Desde a morte de Beto Freitas, no final de 2020, homem negro assassinado por seguranças terceirizados contratados pelo Carrefour, a rede de supermercados criou uma série de iniciativas para combater o racismo. Uma das mais recentes, anunciadas em abril, é uma cláusula antirracismo que faz parte, desde janeiro, de todos os contratos com fornecedores. “Descumprir as obrigações pode causar a exclusão de fornecedores e o pagamento de uma multa contratual de 30%, que será destinada a uma causa social de combate ao racismo”, diz Cristiane Lacerda, diretora de RH do Grupo Carrefour Brasil.
Além disso, a empresa está treinando seus mais de 95.000 funcionários no tema e tem a meta global de ter 50% do quadro da companhia formado por negros até 2025. No Brasil, segundo a executiva de RH, 63,5% dos funcionários e 54% da liderança se autodeclaram pretos ou pardos. “Mesmo com o alto contingente interno de diversidade, nos comprometemos com o percentual mínimo de 50% de pessoas negras nas novas contratações, inclusive com a realização de programas de Estágio e de Trainees exclusivo para pessoas negras”, diz Cristiane.

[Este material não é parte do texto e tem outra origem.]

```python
class BnLreluGapFn(torch.autograd.Function):

    @staticmethod
    def forward(ctx, fea, gamma, beta, rmean, rvar, nbt, B, training):
        ED = gamma.shape[0]
        P = fea.numel() // (B * ED)
        assert fea.is_contiguous()
        dev = fea.device
        gap = torch.empty((B, ED), dtype=torch.float32, device=dev)
        part = torch.empty((ED, B, 2), dtype=torch.float32, device=dev) if training else None
        saved = torch.empty((ED, 2), dtype=torch.float32, device=dev) if training else None
        call('fw_bn_lrelu_gap_fwd', dt(fea.dtype), fea, gamma, beta, rmean, rvar, nbt, part, saved, gap, B, ED, P, int(training),
             1e-5, 0.1, 0.1)
        ctx.save_for_backward(fea, gamma, beta, saved)
        ctx.geo = (B, ED, P, training)
        return gap

    @staticmethod
    def backward(ctx, dgap):
        fea, gamma, beta, saved = ctx.saved_tensors
# ... 325 lines not shown
```

frequency-wised_all-in-one_image_restoration_model_amd/fwair/modules.py:

```python
import math

import os

import torch
import torch.nn as nn

from . import functional as Fn
from . import ops
from .lib import call

WIN = 8
_LEFF_FUSED_MIN_ROWS = int(os.environ.get('FW_LEFF_FUSED_MIN_ROWS', str(1 << 62)))


def trunc_normal_(t, std=.02):
    return nn.init.trunc_normal_(t, std=std)


def _tokens_hw(rows, batch):
    hw = rows // batch
    h = int(math.isqrt(hw))
    assert h * h == hw
    return h

# ... 39 lines not shown
        B, HW, C = x.shape
        xn = Fn.CastFn.apply(x.reshape(B * HW, C))
        h1 = Fn.linear(xn, self.linear1[0].weight, self.linear1[0].bias)
        h2, g2 = Fn.DwConvFn.apply(h1, None, self.conv[0].weight, self.conv[0].bias, B, int(math.isqrt(HW)), int(math.isqrt(HW)))
        y = Fn.linear(g2, self.linear2[0].weight, self.linear2[0].bias, x_pre=h2, out_f32=True)
        return y.view(B, HW, C)


def _rel_index():
    ch = torch.arange(WIN)
    coords = torch.stack(torch.meshgrid([ch, ch], indexing='ij')).flatten(1)
    rel = (coords[:, :, None] - coords[:, None, :]).permute(1, 2, 0).contiguous()
    rel[:, :, 0] += WIN - 1
    rel[:, :, 1] += WIN - 1
    rel[:, :, 0] *= 2 * WIN - 1
    return rel.sum(-1)


class Downsample(nn.Module):
    def __init__(self, in_channel, out_channel):
        super().__init__()
        self.conv = nn.Sequential(nn.Conv2d(in_channel, out_channel, kernel_size=4, stride=2, padding=1))

    def run(self, x, batch):
        h = _tokens_hw(x.shape[0], batch)
        return Fn.DownsampleFn.apply(x, self.conv[0].weight, self.conv[0].bias, batch, h, h)


class Upsample(nn.Module):
    def __init__(self, in_channel, out_channel):
        super().__init__()
        self.deconv = nn.Sequential(nn.ConvTranspose2d(in_channel, out_channel, kernel_size=2, stride=2))

    def run_cat(self, x, skip, batch):
        h = _tokens_hw(x.shape[0], batch)
        return Fn.UpsampleCatFn.apply(x, skip, self.deconv[0].weight, self.deconv[0].bias, batch, h, h)


class InputProj(nn.Module):
    def __init__(self, in_channel=3, out_channel=64):
        super().__init__()
        self.proj = nn.Sequential(nn.Conv2d(in_channel, out_channel, kernel_size=3, stride=1, padding=1), nn.LeakyReLU(inplace=True))

    def run(self, img):
        return Fn.InputProjFn.apply(img, self.proj[0].weight, self.proj[0].bias)


class OutputProj(nn.Module):
    def __init__(self, in_channel=64, out_channel=3):
# ... 210 lines not shown
    def forward(self, x, inter, mask=None):
        assert mask is None
        B = x.shape[0]
        if x.shape[-1] != self.reso or x.shape[-2] != self.reso:
            raise NotImplementedError(f'the decoder is built for {self.reso}x{self.reso} inputs (decoder_Uformer.py:836)')
        coefs = iter(self._coefs(inter, B))
        x = x.contiguous().float()
        y = self.input_proj.run(x)

        visual_freqs = [] if self.debug_mode else None

        def layer(name, t):
            vis = None
            if visual_freqs is not None:
                vis = []
                visual_freqs.append(vis)
            for blk in getattr(self, name).blocks:
                t = blk.run(t, B, next(coefs), vis)
            return t

        conv = []
        for i in range(4):
            y = layer(f'encoderlayer_{i}', y)
            conv.append(y)
            y = getattr(self, f'dowsample_{i}').run(y, B)
        y = layer('bottleneck_0', y)
        y = layer('bottleneck_1', y)
        for i in reversed(range(4)):
            y = getattr(self, f'upsample_{i}').run_cat(y, conv[i], B)
            y = layer(f'decoderlayer_{i}', y)
        out = self.output_proj.run(y, x)
        if self.debug_mode:
            return out, visual_freqs
        return out


class EncWindowAttention(nn.Module):

    def __init__(self, dim, win_size, num_heads):
        super().__init__()
        self.dim, self.win_size, self.num_heads = dim, win_size, num_heads
        self.relative_position_bias_table = nn.Parameter(torch.zeros((2 * win_size[0] - 1) * (2 * win_size[1] - 1), num_heads))
        self.register_buffer('relative_position_index', _rel_index())
        trunc_normal_(self.relative_position_bias_table)
        self.qkv = LinearProjection(dim, num_heads, dim // num_heads)
        self.proj = nn.Linear(dim, dim)

    def tables(self):
# ... 259 lines not shown
```

frequency-wised_all-in-one_image_restoration_model_amd/fwair/ops.py:

```python
import bisect

import torch

from . import lfs as _lfs
from .lib import call, dt, lib


def _ld(t):
    assert t.dim() == 2 and t.stride(1) == 1, 'expect a row-major 2-D view'
    return t.stride(0)


def empty(rows, cols, dtype, device):
    return torch.empty((rows, cols), dtype=dtype, device=device)


def gemm(x, w, M, N, K, *, x_trans=False, w_trans=False, x_op=0, w_op=0, out=None, out_dtype=None, bias=None,
         act=0, slope=0.0, aux=None, rowscale=None, rows_per_scale=1, residual=None, accumulate=False, splitk=1,
         alpha=1.0, out_gelu=None, xsum=None, c_zstride=0, xsum_zstride=0):
    assert x.dtype == w.dtype
    if out is None:
        out = torch.empty((M, N), dtype=out_dtype or x.dtype, device=x.device)
    if accumulate:
        _note_write(out)
# ... 393 lines not shown


def dwconv_fwd(src, w, bias, B, H, W, in_gelu=False):
    h2, g2 = torch.empty_like(src), torch.empty_like(src)
    call('fw_dwconv_fwd', dt(src.dtype), src, _ld(src), int(in_gelu), w, bias, h2, g2, _ld(h2), B, H, W, src.shape[1])
    return h2, g2


def dwconv_bwd(dh2, g1, h1, w, dw, dbias, B, H, W):
    dh1 = torch.empty_like(h1)
    _note_write(dw)
    _note_write(dbias)
    call('fw_dwconv_bwd', dt(h1.dtype), dh2, _ld(dh2), g1, h1, _ld(h1), w, dh1, _ld(dh1), dw, dbias, B, H, W, h1.shape[1])
    return dh1


def im2col4(x, B, H, W, dtype):
    C = x.shape[1]
    col = torch.empty((B * (H // 2) * (W // 2), 16 * C), dtype=dtype, device=x.device)
    call('fw_im2col4', dt(dtype), x, _ld(x), col, B, H, W, C)
    return col


def col2im4(dcol, B, H, W, C, dres=None):
    dx = torch.empty((B * H * W, C), dtype=torch.float32, device=dcol.device)
    call('fw_col2im4', dt(dcol.dtype), dcol, dx, _ld(dx), dres, _ld(dres) if dres is not None else 0, B, H, W, C)
    return dx


def pixel_shuffle(g, bias, out, B, H, W, Cout):
    call('fw_pixel_shuffle', dt(g.dtype), g, bias, out, _ld(out), B, H, W, Cout)
    return out


def pixel_unshuffle(dout, B, H, W, Cout, dtype):
    dg = torch.empty((B * H * W, 4 * Cout), dtype=dtype, device=dout.device)
    call('fw_pixel_unshuffle', dt(dtype), dout, _ld(dout), dg, B, H, W, Cout)
    return dg


def colsum(x, out):
    _note_write(out)
    call('fw_colsum', 1 if x.dtype == torch.bfloat16 else 0, x, _ld(x), out, x.shape[0], x.shape[1])


def cast_rows(src, dtype, rowscale=None, rows_per_scale=1):
    dst = torch.empty(src.shape, dtype=dtype, device=src.device)
    call('fw_cast_rows', dt(dtype), src, _ld(src), dst, _ld(dst), src.shape[0], src.shape[1], rowscale, rows_per_scale)
    return dst
# ... 16 lines not shown
```

include/fwair.h:

```cpp
#ifndef FWAIR_H
#define FWAIR_H
#ifdef __cplusplus
extern "C" {
#endif

int fw_gemm(int dtype, const void* X, long ldx, int x_trans, int x_op, const void* W, long ldw, int w_trans, int w_op,
            void* C, long ldc, int out_f32, int accumulate, int M, int N, int K, float alpha, const float* bias, int act,
            float slope, const void* aux, long ldaux, const float* rowscale, int rows_per_scale, const float* residual,
            long ldr, int splitk, void* C2, long ldc2, float* xsum, long c_zstride, long xsum_zstride, void* stream);
int fw_gemm_last_kernel(char* buf, int n);

int fw_wgrad_group_prob_bytes(void);
int fw_wgrad_group(const void* tab, void* probs, int nprob, const void* items, int nitems, int tile, void* stream);

int fw_slab_reduce(const float* slab, int nz, long n, long zstride, float* dst, int accumulate, float* dst2, long off2, long n2,
                   void* stream);
int fw_slab_reduce_multi(const void* tab, const void* prefix, int num, long total_blocks, void* stream);
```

Do ponto de vista de desenvolvimento de carreira, a varejista também está fazendo esforços para estimular os profissionais negros. “Nos comprometemos a oferecer qualificação para 100 negros e negras por ano para aceleração na carreira, permitindo que cheguem mais rapidamente a cargos de liderança”, explica a executiva. Além disso, está nos planos da empresa criar um Programa de Inclusão de empreendedores, que vai investir em redes incubadoras e aceleradoras negras no Rio Grande do Sul, além de financiar cursos técnicos e acadêmicos nas áreas de Tecnologia e Gastronomia para formação de profissionais para o mercado de trabalho.
O racismo no Brasil
Ao lado do instituto Locomotiva, o Carrefour aplicou uma pesquisa sobre o racismo nas organizações brasileiras feita com 1.630 entrevistados em 72 cidades. E alguns dados são reveladores: 64% dos entrevistados acreditam que o racismo é uma ação de indivíduos e não de uma cultura de exclusão, e mais da metade (59%) acredita que pessoas brancas também são vítimas de racismo – o que, segundo Renato Meirelles, fundador do Instituto Locomotiva, não faz sentido algum. “Essa afirmação não faz sentido a partir do momento em que se encara a realidade: situações, oportunidades e ocorrências a partir de fatos e números colocam as pessoas negras em desvantagem apenas pela cor da pele”.
Prova disso é que a ocorrência de violência entre os negros é maior, de acordo com a pesquisa: 54% dos negros já foram abordados pela polícia e com boa parte deles isso aconteceu várias vezes. “Quando se fala de pessoas de pele preta, especificamente, 66% se sentem desrespeitados com essa abordagem. Entre as pessoas brancas, o número cai para 29%”, diz Renato.
Outra questão que veio à tona com o levantamento é o desconhecimento sobre o que é, de fato, o racismo estrutural. “É o fato de as pessoas serem discriminadas, mesmo que essa discriminação não seja racional. Quando a pesquisa aponta que apenas 4% dos brasileiros assumem que são racistas, mas 13% afirma que acha negativo ter pessoas negras no mesmo supermercado que frequentam, isso é racismo estrutural”, explica Renato. “As consequências são drásticas: mais pessoas negras são vítimas de violência, pessoas negras não se sentem à vontade de circular em espaços públicos, pessoas negras não têm as mesmas oportunidades de emprego e isso talvez não tenha nada a ver com a sua formação. Existe um desequilíbrio e isso é racismo estrutural.”